The long term objective of this research is to discern the mechanism by
which Epstein-Barr virus induces proliferation and immortalization of B
cells; EBV-induced proliferation can lead to lymphomas in immunosuppressed
individuals. This information is essential to our understanding of the
pathogenesis and persistence of EBV as well as our comprehension of the
process of B cell proliferation, a highly regulated event central to immune
function. Latent infection by EBV results in expression of 6 viral nuclear
proteins (EBNAs) and 3 viral membrane proteins followed by proliferation
and immortalization of the infected B cells. We propose to identify the
functions of the latent infection proteins and the cellular pathways
through which they act. Specifically, we propose to: 1) determine a
biochemical basis of EBNA2-induced immortalization of B cells, 2) elucidate
EBNA function by characterization of associated cellular proteins and 3)

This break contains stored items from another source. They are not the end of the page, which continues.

# lslrh/DynaMask

Measured on AMD Instinct MI355X. Metric: img/s (DynaMask mask-head path, 512 RoIs/img, fixed 28x28 exit; ms_per_step = ms per RoI batch), higher is better.
Workload: dtype f32

## Files before the change

dynamask_amd/csrc/conv_igemm.hip:

```cpp
#include <type_traits>

#include "common.h"

namespace {

struct ConvArgs {
  const float* src[DM_MAX_SOURCES];
  int src_c[DM_MAX_SOURCES];
  long long src_bs[DM_MAX_SOURCES];
  int num_srcs;
  int NB, H, W, HW, Q;
  const float* wq;
  const float* bias;
  int KQ, Cout, CoutP;
  int relu;
  float* out;
  int out_ch_total, out_ch_offset;
  int Wp, plane;
  int MT;
  int q_begin = 0;
  int shuffle;
  const float* mask = nullptr;
  int off32 = 0;
  float* ws = nullptr;
// ... 2 lines not shown
  int want_split = 0;
  const float* addend = nullptr;
};

typedef __bf16 dm_bf16x8 __attribute__((ext_vector_type(8)));

__device__ __forceinline__ void dm_split3(float x, __bf16& h, __bf16& m, __bf16& l) {
  h = (__bf16)x;
  const float hf = (float)h;
  if (__builtin_isfinite(hf)) {
    const float r1 = x - hf;
    m = (__bf16)r1;
    l = (__bf16)(r1 - (float)m);
  } else {
    m = (__bf16)0.f;
    l = (__bf16)0.f;
  }
}

__device__ __forceinline__ void dm_split8x3(const dm_f32x4& q0, const dm_f32x4& q1, dm_f32x4 (&out)[3]) {
  dm_bf16x8 w[3];
#pragma unroll
  for (int e = 0; e < 8; ++e) {
    __bf16 h, m, l;
    dm_split3(e < 4 ? q0[e] : q1[e - 4], h, m, l);
    w[0][e] = h;
    w[1][e] = m;
    w[2][e] = l;
  }
#pragma unroll
  for (int p = 0; p < 3; ++p) out[p] = __builtin_bit_cast(dm_f32x4, w[p]);
}

template <int KS, int WGM, int WGN, int WM, int WN, int CK, int MAXPOS, int TAIL = 0, int PREC = 0, int POST = 0>
__device__ __forceinline__ void conv_igemm_body(const ConvArgs& a, const int bx, const int gx, const int by) {
  static_assert(TAIL == 0 || (TAIL == 4 && WGM == 1), "tail rows need a single cout tile");
  static_assert(PREC == 0 || (PREC == 1 && CK == 16 && TAIL == 0 && WM == 1 && WN == 2 && WGM == 2 && WGN == 2),
                "the bf16x3 build: 64 x 128 tiles, 16-channel chunks, no tail rows");
  static_assert(POST == 0 || (KS == 1 && TAIL == 0 && PREC == 0), "the post-activation addend: exact fp32 1x1 builds");
  constexpr int TM = WGM * WM * 32;
  constexpr int TMA = TM + TAIL;
  constexpr int TN = WGN * WN * 32;
  constexpr int NT = WGM * WGN * 64;
  constexpr int TAPS = KS * KS;
  constexpr int NQ = CK / 4;
  constexpr int NWC = PREC ? 6 : NQ;
  constexpr int A_F4 = TAPS * NWC * TMA;
  constexpr int A_PER_T = (A_F4 + NT - 1) / NT;
  constexpr int B1_PER_T = (NQ * TN + NT - 1) / NT;
  constexpr int BREG = (KS == 3) ? MAXPOS * NQ : B1_PER_T;

  extern __shared__ __attribute__((aligned(16))) float lds[];
  dm_f32x4* ldsA = reinterpret_cast<dm_f32x4*>(lds);
  dm_f32x4* ldsB = reinterpret_cast<dm_f32x4*>(lds) + A_F4;

  const int tid = threadIdx.x;
  const int lane = tid & 63;
  const int wave = tid >> 6;
  const int wave_m = wave / WGN;
  const int wave_n = wave % WGN;
  const int hi = lane >> 5;
  const int l31 = lane & 31;

  int m_tile, n_tile;
  {
    const int b = bx, grp = 8 * a.MT;
    const int full = (gx / grp) * grp;
    if (b < full) {
      const int g = b / grp, r = b - g * grp;
      m_tile = r / 8;
      n_tile = g * 8 + (r & 7);
    } else {
      const int r = b - full;
      m_tile = r % a.MT;
      n_tile = full / a.MT + r / a.MT;
    }
  }
  const int m0 = m_tile * TM;
  const int q0 = a.q_begin + n_tile * TN;
  const int HW = a.HW, W = a.W, H = a.H;
  const int plane = a.plane;
  int k_skip = 0, k_left = 0x7fffffff;
  float* e_out = a.out;
  const float* e_bias = a.bias;
  const float* e_mask = a.mask;
  int e_relu = a.relu, e_oct = a.out_ch_total, e_oco = a.out_ch_offset;
  if (a.ksplit > 1) {
// ... 179 lines not shown
    } else if (KS == 3) {
#pragma unroll
      for (int k = 0; k < MAXPOS; ++k) {
        const bool ok = st_n[k] >= 0;
        const float* gp = sp + b_off[k];
#pragma unroll
        for (int qd = 0; qd < NQ; ++qd) {
          dm_f32x4 v = {0.f, 0.f, 0.f, 0.f};
#pragma unroll
          for (int e = 0; e < 4; ++e) {
            const int ci = qd * 4 + e;
            if (ok && ci < ckv) v[e] = gp[(size_t)ci * HW];
          }
          rb[k * NQ + qd] = v;
        }
      }
    } else {
      const bool ok = st_n[0] >= 0;
      const float* gp = sp + b_off[0];
#pragma unroll
      for (int i = 0; i < B1_PER_T; ++i) {
        const int qd = PREC ? (tid / TN) * 2 + i : tid / TN + i * (NT / TN);
        dm_f32x4 v = {0.f, 0.f, 0.f, 0.f};
#pragma unroll
        for (int e = 0; e < 4; ++e) {
          const int ci = qd * 4 + e;
          if (ok && qd < NQ && ci < ckv) v[e] = gp[(size_t)ci * HW];
        }
        rb[i] = v;
      }
    }
  };

  auto commit = [&]() {
#pragma unroll
    for (int i = 0; i < A_PER_T; ++i) {
      const int idx = tid + i * NT;
      if (idx < A_F4) ldsA[idx] = ra[i];
    }
    if (PREC) {
      if (KS == 3) {
#pragma unroll
        for (int k = 0; k < MAXPOS; ++k) {
          const int pos = tid + k * NT;
          if (pos < plane) {
#pragma unroll
            for (int h8 = 0; h8 < 2; ++h8) {
              dm_f32x4 wd[3];
              dm_split8x3(rb[k * NQ + 2 * h8], rb[k * NQ + 2 * h8 + 1], wd);
#pragma unroll
              for (int p_ = 0; p_ < 3; ++p_) ldsB[(3 * h8 + p_) * plane + pos] = wd[p_];
            }
          }
        }
      } else {
        static_assert(!PREC || KS == 3 || (B1_PER_T == 2 && NT / TN == 2), "1x1 bf16x3 build: two quads (one half) per thread");
        const int h8 = tid / TN;
        dm_f32x4 wd[3];
        dm_split8x3(rb[0], rb[B1_PER_T > 1 ? 1 : 0], wd);
#pragma unroll
        for (int p_ = 0; p_ < 3; ++p_) ldsB[(3 * h8 + p_) * plane + (tid % TN)] = wd[p_];
      }
    } else if (KS == 3) {
#pragma unroll
      for (int k = 0; k < MAXPOS; ++k) {
        const int pos = tid + k * NT;
        if (pos < plane) {
#pragma unroll
          for (int qd = 0; qd < NQ; ++qd) ldsB[qd * plane + pos] = rb[k * NQ + qd];
        }
      }
    } else {
#pragma unroll
      for (int i = 0; i < B1_PER_T; ++i) {
        const int qd = tid / TN + i * (NT / TN);
        if (qd < NQ) ldsB[qd * plane + (tid % TN)] = rb[i];
      }
    }
  };

  for (; k_skip > 0 && cs < a.num_srcs; --k_skip) chunk_advance();
  if (chunk_valid()) prefetch();
  while (chunk_valid()) {
    const int ckv_cur = min(CK, curC - cc0);
    const int ngroups = (ckv_cur + 7) / 8;
    commit();
    __syncthreads();
    chunk_advance();
    --k_left;
    if (chunk_valid()) prefetch();

    if (PREC) {
      auto load_frag = [&](int tap, dm_f32x4 (*av)[3], dm_f32x4 (*bv)[3]) {
        const int tapoff = (KS == 3) ? ((tap / 3) * Wp + (tap % 3)) : 0;
#pragma unroll
        for (int i = 0; i < WM; ++i)
#pragma unroll
          for (int p_ = 0; p_ < 3; ++p_) av[i][p_] = ldsA[(tap * NWC + 3 * hi + p_) * TMA + (wave_m * WM + i) * 32 + l31];
#pragma unroll
        for (int j = 0; j < WN; ++j)
#pragma unroll
          for (int p_ = 0; p_ < 3; ++p_) bv[j][p_] = ldsB[p_ * plane + lane_base[j] + tapoff];
      };
      auto mfma = [&](const dm_f32x4& x, const dm_f32x4& y, dm_f32x16& c) {
        c = __builtin_amdgcn_mfma_f32_32x32x16_bf16(__builtin_bit_cast(dm_bf16x8, x), __builtin_bit_cast(dm_bf16x8, y), c, 0, 0, 0);
      };
      dm_f32x4 av[2][WM][3], bv[2][WN][3];
      load_frag(0, av[0], bv[0]);
#pragma unroll
      for (int st = 0; st < TAPS; ++st) {
        const int cur = st & 1;
        if (st + 1 < TAPS) load_frag(st + 1, av[cur ^ 1], bv[cur ^ 1]);
#pragma unroll
        for (int i = 0; i < WM; ++i)
#pragma unroll
          for (int j = 0; j < WN; ++j) {
            mfma(av[cur][i][2], bv[cur][j][0], accx[i][j]);
            mfma(av[cur][i][1], bv[cur][j][1], accx[i][j]);
            mfma(av[cur][i][0], bv[cur][j][2], accx[i][j]);
            mfma(av[cur][i][1], bv[cur][j][0], accx[i][j]);
            mfma(av[cur][i][0], bv[cur][j][1], accx[i][j]);
            mfma(av[cur][i][0], bv[cur][j][0], acc[i][j]);
          }
      }
    } else {
      constexpr int NG = NQ / 2;
      constexpr int STEPS = TAPS * NG;
      auto load_frag = [&](int st, dm_f32x4* av, dm_f32x4* bv) {
        const int tap = st / NG, g = st - tap * NG;
        const int tapoff = (KS == 3) ? ((tap / 3) * Wp + (tap % 3)) : 0;
#pragma unroll
        for (int i = 0; i < WM; ++i) av[i] = ldsA[(tap * NQ + 2 * g + hi) * TMA + (wave_m * WM + i) * 32 + l31];
        if (TAIL) av[WM] = ldsA[(tap * NQ + 2 * g + hi) * TMA + TM + (lane & 3)];
#pragma unroll
        for (int j = 0; j < WN; ++j) bv[j] = ldsB[(2 * g) * plane + lane_base[j] + tapoff];
      };
      dm_f32x4 av[2][WM + (TAIL ? 1 : 0)], bv[2][WN];
      load_frag(0, av[0], bv[0]);
#pragma unroll
      for (int st = 0; st < STEPS; ++st) {
        const int cur = st & 1;
        const bool live = (NG == 1) || ((st % NG) < ngroups);
        if (st + 1 < STEPS) load_frag(st + 1, av[cur ^ 1], bv[cur ^ 1]);
        if (live) {
#pragma unroll
          for (int e = 0; e < 4; ++e)
#pragma unroll
            for (int i = 0; i < WM; ++i)
#pragma unroll
              for (int j = 0; j < WN; ++j)
                acc[i][j] = __builtin_amdgcn_mfma_f32_32x32x2f32(av[cur][i][e], bv[cur][j][e], acc[i][j], 0, 0, 0);
          if (TAIL) {
#pragma unroll
            for (int e = 0; e < 4; ++e)
#pragma unroll
              for (int j = 0; j < WN; ++j)
                acct[j] = __builtin_amdgcn_mfma_f32_4x4x1f32(av[cur][WM][e], bv[cur][j][e], acct[j], 0, 0, 0);
          }
        }
      }
    }
    __syncthreads();
  }

  if (PREC) {
#pragma unroll
    for (int i = 0; i < WMX; ++i)
#pragma unroll
      for (int j = 0; j < WNX; ++j)
#pragma unroll
        for (int r = 0; r < 16; ++r) acc[i][j][r] += accx[i][j][r];
  }

  if (a.shuffle == 0) {
    float* pj[WN];
#pragma unroll
    for (int j = 0; j < WN; ++j)
      pj[j] = e_out + ((size_t)col_n[j] * e_oct + e_oco) * HW + col_p[j];
    const int co_lane = m0 + wave_m * WM * 32 + 4 * hi;
    const size_t off_lane = (size_t)co_lane * HW;
    const bool relu = e_relu & 1;
    float bias_r[WM][16];
#pragma unroll
    for (int i = 0; i < WM; ++i)
#pragma unroll
      for (int r = 0; r < 16; ++r) bias_r[i][r] = 0.f;
    if (e_bias) {
#pragma unroll
      for (int i = 0; i < WM; ++i)
#pragma unroll
        for (int r = 0; r < 16; ++r) bias_r[i][r] = e_bias[min(co_lane + i * 32 + (r & 3) + 8 * (r >> 2), a.Cout - 1)];
#pragma unroll
      for (int i = 0; i < WM; ++i)
#pragma unroll
        for (int r = 0; r < 16; ++r) asm volatile("" : "+v"(bias_r[i][r]));
// ... 61 lines not shown
          const float b = e_bias ? e_bias[oc] : 0.f;
#pragma unroll
          for (int j = 0; j < WN; ++j) {
            if (col_ok[j]) {
              float v = acc[i][j][r] + b;
              if (e_relu & 1) v = fmaxf(v, 0.f);
              e_out[(((size_t)col_n[j] * a.shuffle + oc) * (2 * H) + 2 * sy[j] + dy) * (2 * W) + 2 * sx[j] + dx] = v;
            }
          }
        }
      }
    }
  }
  if (TAIL) {
#pragma unroll
    for (int j = 0; j < WN; ++j) {
#pragma unroll
      for (int i = 0; i < 4; ++i) {
        float v = acct[j][i] + __shfl_xor(acct[j][i], 32, 64);
        const int co = m0 + TM + i;
        if (hi == 0 && co < a.Cout && col_ok[j]) {
          if (e_bias) v += e_bias[co];
          float* op = e_out + ((size_t)col_n[j] * e_oct + e_oco + co) * HW + col_p[j];
          if (e_relu & 2) v += *op;
          if (e_relu & 1) v = fmaxf(v, 0.f);
          if (e_mask && !(e_mask[op - e_out] > 0.f)) v = 0.f;
          *op = v;
        }
      }
    }
  }
}
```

establish the biochemical effects of individual EBV latent infection
proteins in primary B cells. Our preliminary studies have indicated that
interaction of one of these nuclear proteins, EBNA2, binds to the
retinoblastoma protein, Rb, and that EBNA2 contains sequences which are
homologous to the Rb-binding domain of SV40 large T antigen. We propose to
determine whether the interaction is mediated via these sequences by using
specific peptides to inhibit the interaction and by examining the ability
of EBNA2 deletion mutants to bind Rb. The EBNA2 sequence differs in some
residues which are believed to be invariant and therefore these results
will provide information about the relative importance of these residues.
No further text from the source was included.